__DIRECTIONS FOR THIS TASK__
The records should be written out in full, with nothing altered.

[Opening MATERIAL SHOWN section]

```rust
#[repr(C)]
pub struct kh_srs_t {
    _private: [u8; 0],
}
#[repr(C)]
pub struct kh_ipa_t {
    _private: [u8; 0],
}
#[repr(C)]
pub struct kh_sponge_t {
    _private: [u8; 0],
}
#[repr(C)]
pub struct kh_prover_index_t {
    _private: [u8; 0],
}
#[repr(C)]
pub struct kh_proof_t {
    _private: [u8; 0],
}
#[repr(C)]
// ... 313 lines not shown
    pub fn kh_dev_upload_2d(dst_dev: *mut c_void, dst_pitch: usize, src_host: *const c_void, src_pitch: usize, width: usize, rows: usize) -> c_int;
    pub fn kh_dev_upload_2d_unordered(dst_dev: *mut c_void, dst_pitch: usize, src_host: *const c_void, src_pitch: usize, width: usize, rows: usize) -> c_int;
    pub fn kh_msm_batch_dev(srs: *mut kh_srs_t, basis: c_int, chunk: c_uint, offset: usize, scalars_dev: *const u64, n: usize, k: usize, scalars_are_montgomery: c_int, out_xy: *mut u64, out_is_inf: *mut u8) -> c_int;
    pub fn kh_msm_submit(srs: *mut kh_srs_t, basis: c_int, chunk: c_uint, offset: usize, scalars_dev: *const u64, n: usize, k: usize, scalars_are_montgomery: c_int, ticket: *mut u64) -> c_int;
    pub fn kh_msm_wait(ticket: u64, out_xy: *mut u64, out_is_inf: *mut u8) -> c_int;
    pub fn kh_msm_submit_host(srs: *mut kh_srs_t, basis: c_int, chunk: c_uint, offset: usize, scalars: *const u64, n: usize, k: usize, scalars_are_montgomery: c_int, ticket: *mut u64) -> c_int;
    pub fn kh_ntt_dev(field: c_int, data_dev: *mut u64, log2_n: c_uint, inverse: c_int, batch: usize) -> c_int;
    pub fn kh_lde_dev(field: c_int, coeffs_dev: *const u64, log2_n: c_uint, log2_blowup: c_uint, out_dev: *mut u64, batch: usize) -> c_int;
    pub fn kh_coset_ntt_dev(field: c_int, coeffs_dev: *const u64, log2_n: c_uint, shift: *const u64, out_dev: *mut u64, batch: usize) -> c_int;
    pub fn kh_sync() -> c_int;
    pub fn kh_last_timings(names: *mut *const c_char, ms: *mut f32, cap: c_int) -> c_int;
    pub fn kh_counter(name: *const c_char) -> u64;
    pub fn kh_debug_field_op(field: c_int, op: c_int, a: *const u64, b: *const u64, out: *mut u64, n: usize) -> c_int;
    pub fn kh_debug_rebase_points(srs: *mut kh_srs_t, coef: *const u64, Q: usize, out_xy: *mut u64, out_fail: *mut u32) -> c_int;
    pub fn kh_debug_glv_split(scalar_field: c_int, scalars: *const u64, n: usize, out: *mut u32) -> c_int;
    pub fn kh_debug_point_op(curve: c_int, op: c_int, p_xy: *const u64, p_inf: *const u8, q_xy: *const u64, q_inf: *const u8, out_xy: *mut u64, out_inf: *mut u8, n: usize) -> c_int;
    pub fn kh_comm_unique_id(id: *mut u8) -> c_int;
    pub fn kh_comm_init(world_size: c_int, rank: c_int, id: *const u8, out: *mut *mut kh_comm_t) -> c_int;
    pub fn kh_comm_free(comm: *mut kh_comm_t);
    pub fn kh_comm_world_size(comm: *const kh_comm_t) -> c_int;
    pub fn kh_comm_rank(comm: *const kh_comm_t) -> c_int;
    pub fn kh_comm_allgather_points(comm: *mut kh_comm_t, xy: *const u64, inf: *const u8, k: usize, out_xy: *mut u64, out_inf: *mut u8) -> c_int;
    pub fn kh_msm_allreduce(comm: *mut kh_comm_t, shard: *mut kh_srs_t, scalars: *const u64, n: usize, scalars_are_montgomery: c_int, out_xy: *mut u64, out_is_inf: *mut u8) -> c_int;
    pub fn kh_lookup_sorted(table: *const u64, lookup_rows: usize, values: *const u64, value_stride: usize, max_per_row: usize, out: *mut u64, bad_row: *mut usize) -> c_int;
    pub fn kh_lookup_sorted_dev(table_dev: *const u64, lookup_rows: usize, values_dev: *const u64, value_stride: usize, max_per_row: usize, out_dev: *mut u64, out_stride: usize, bad_row: *mut usize) -> c_int;
    pub fn kh_prover_index_new(srs: *mut kh_srs_t, log2_n: c_uint, zk_rows: c_uint, public_inputs: c_uint, d1_dev: *const u64, dc_dev: *const u64, d8_dev: *const u64, optional_gates: *const c_int, n_optional: usize, live_mask: c_uint, shifts: *const u64, digest: *const u64, out: *mut *mut kh_prover_index_t) -> c_int;
    pub fn kh_prover_index_attach_lookup(index: *mut kh_prover_index_t, patterns: *const c_int, n_patterns: usize, selectors_d1_dev: *const *const u64, selectors_c_dev: *const *const u64, selectors_d8_dev: *const *const u64, table_cols_d1_dev: *const *const u64, n_table_cols: usize, table_ids_d1_dev: *const u64, atoms_d8_dev: *const *const u64) -> c_int;
    pub fn kh_prover_index_attach_runtime_tables(index: *mut kh_prover_index_t, selector_d1_dev: *const u64, selector_c_dev: *const u64, selector_d8_dev: *const u64, offset: usize, length: usize) -> c_int;
    pub fn kh_permutation_shifts(field: c_int, log2_n: c_uint, out: *mut u64) -> c_int;
    pub fn kh_prover_index_create(srs: *mut kh_srs_t, n_gates: usize, gate_types: *const c_int, wires: *const u32, coeffs: *const u64, public_inputs: c_uint, out: *mut *mut kh_prover_index_t) -> c_int;
// ... 37 lines not shown
```

Baseline: 1099 Mscalar/s.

[Closing MATERIAL SHOWN section]

__WRITTEN SOLUTION__
```rust
#[repr(C)]
pub struct kh_srs_t {
    _private: [u8; 0],
}
#[repr(C)]
pub struct kh_ipa_t {
    _private: [u8; 0],
}
#[repr(C)]
pub struct kh_sponge_t {
    _private: [u8; 0],
}
#[repr(C)]
pub struct kh_prover_index_t {
    _private: [u8; 0],
}
#[repr(C)]
pub struct kh_proof_t {
    _private: [u8; 0],
}
#[repr(C)]
// ... 313 lines not shown
    pub fn kh_dev_upload_2d(dst_dev: *mut c_void, dst_pitch: usize, src_host: *const c_void, src_pitch: usize, width: usize, rows: usize) -> c_int;
    pub fn kh_dev_upload_2d_unordered(dst_dev: *mut c_void, dst_pitch: usize, src_host: *const c_void, src_pitch: usize, width: usize, rows: usize) -> c_int;
    pub fn kh_msm_batch_dev(srs: *mut kh_srs_t, basis: c_int, chunk: c_uint, offset: usize, scalars_dev: *const u64, n: usize, k: usize, scalars_are_montgomery: c_int, out_xy: *mut u64, out_is_inf: *mut u8) -> c_int;
    pub fn kh_msm_submit(srs: *mut kh_srs_t, basis: c_int, chunk: c_uint, offset: usize, scalars_dev: *const u64, n: usize, k: usize, scalars_are_montgomery: c_int, ticket: *mut u64) -> c_int;
    pub fn kh_msm_wait(ticket: u64, out_xy: *mut u64, out_is_inf: *mut u8) -> c_int;
    pub fn kh_msm_submit_host(srs: *mut kh_srs_t, basis: c_int, chunk: c_uint, offset: usize, scalars: *const u64, n: usize, k: usize, scalars_are_montgomery: c_int, ticket: *mut u64) -> c_int;
    pub fn kh_ntt_dev(field: c_int, data_dev: *mut u64, log2_n: c_uint, inverse: c_int, batch: usize) -> c_int;
    pub fn kh_lde_dev(field: c_int, coeffs_dev: *const u64, log2_n: c_uint, log2_blowup: c_uint, out_dev: *mut u64, batch: usize) -> c_int;
    pub fn kh_coset_ntt_dev(field: c_int, coeffs_dev: *const u64, log2_n: c_uint, shift: *const u64, out_dev: *mut u64, batch: usize) -> c_int;
    pub fn kh_sync() -> c_int;
    pub fn kh_last_timings(names: *mut *const c_char, ms: *mut f32, cap: c_int) -> c_int;
    pub fn kh_counter(name: *const c_char) -> u64;
    pub fn kh_debug_field_op(field: c_int, op: c_int, a: *const u64, b: *const u64, out: *mut u64, n: usize) -> c_int;
    pub fn kh_debug_rebase_points(srs: *mut kh_srs_t, coef: *const u64, Q: usize, out_xy: *mut u64, out_fail: *mut u32) -> c_int;
    pub fn kh_debug_glv_split(scalar_field: c_int, scalars: *const u64, n: usize, out: *mut u32) -> c_int;
    pub fn kh_debug_point_op(curve: c_int, op: c_int, p_xy: *const u64, p_inf: *const u8, q_xy: *const u64, q_inf: *const u8, out_xy: *mut u64, out_inf: *mut u8, n: usize) -> c_int;
    pub fn kh_comm_unique_id(id: *mut u8) -> c_int;
    pub fn kh_comm_init(world_size: c_int, rank: c_int, id: *const u8, out: *mut *mut kh_comm_t) -> c_int;
    pub fn kh_comm_free(comm: *mut kh_comm_t);
    pub fn kh_comm_world_size(comm: *const kh_comm_t) -> c_int;
    pub fn kh_comm_rank(comm: *const kh_comm_t) -> c_int;
    pub fn kh_comm_allgather_points(comm: *mut kh_comm_t, xy: *const u64, inf: *const u8, k: usize, out_xy: *mut u64, out_inf: *mut u8) -> c_int;
    pub fn kh_msm_allreduce(comm: *mut kh_comm_t, shard: *mut kh_srs_t, scalars: *const u64, n: usize, scalars_are_montgomery: c_int, out_xy: *mut u64, out_is_inf: *mut u8) -> c_int;
    pub fn kh_lookup_sorted(table: *const u64, lookup_rows: usize, values: *const u64, value_stride: usize, max_per_row: usize, out: *mut u64, bad_row: *mut usize) -> c_int;
    pub fn kh_lookup_sorted_dev(table_dev: *const u64, lookup_rows: usize, values_dev: *const u64, value_stride: usize, max_per_row: usize, out_dev: *mut u64, out_stride: usize, bad_row: *mut usize) -> c_int;
    pub fn kh_prover_index_new(srs: *mut kh_srs_t, log2_n: c_uint, zk_rows: c_uint, public_inputs: c_uint, d1_dev: *const u64, dc_dev: *const u64, d8_dev: *const u64, optional_gates: *const c_int, n_optional: usize, live_mask: c_uint, shifts: *const u64, digest: *const u64, out: *mut *mut kh_prover_index_t) -> c_int;
    pub fn kh_prover_index_attach_lookup(index: *mut kh_prover_index_t, patterns: *const c_int, n_patterns: usize, selectors_d1_dev: *const *const u64, selectors_c_dev: *const *const u64, selectors_d8_dev: *const *const u64, table_cols_d1_dev: *const *const u64, n_table_cols: usize, table_ids_d1_dev: *const u64, atoms_d8_dev: *const *const u64) -> c_int;
    pub fn kh_prover_index_attach_runtime_tables(index: *mut kh_prover_index_t, selector_d1_dev: *const u64, selector_c_dev: *const u64, selector_d8_dev: *const u64, offset: usize, length: usize) -> c_int;
    pub fn kh_permutation_shifts(field: c_int, log2_n: c_uint, out: *mut u64) -> c_int;
    pub fn kh_prover_index_create(srs: *mut kh_srs_t, n_gates: usize, gate_types: *const c_int, wires: *const u32, coeffs: *const u64, public_inputs: c_uint, out: *mut *mut kh_prover_index_t) -> c_int;
// ... 37 lines not shown
```

Baseline: 1099 Mscalar/s.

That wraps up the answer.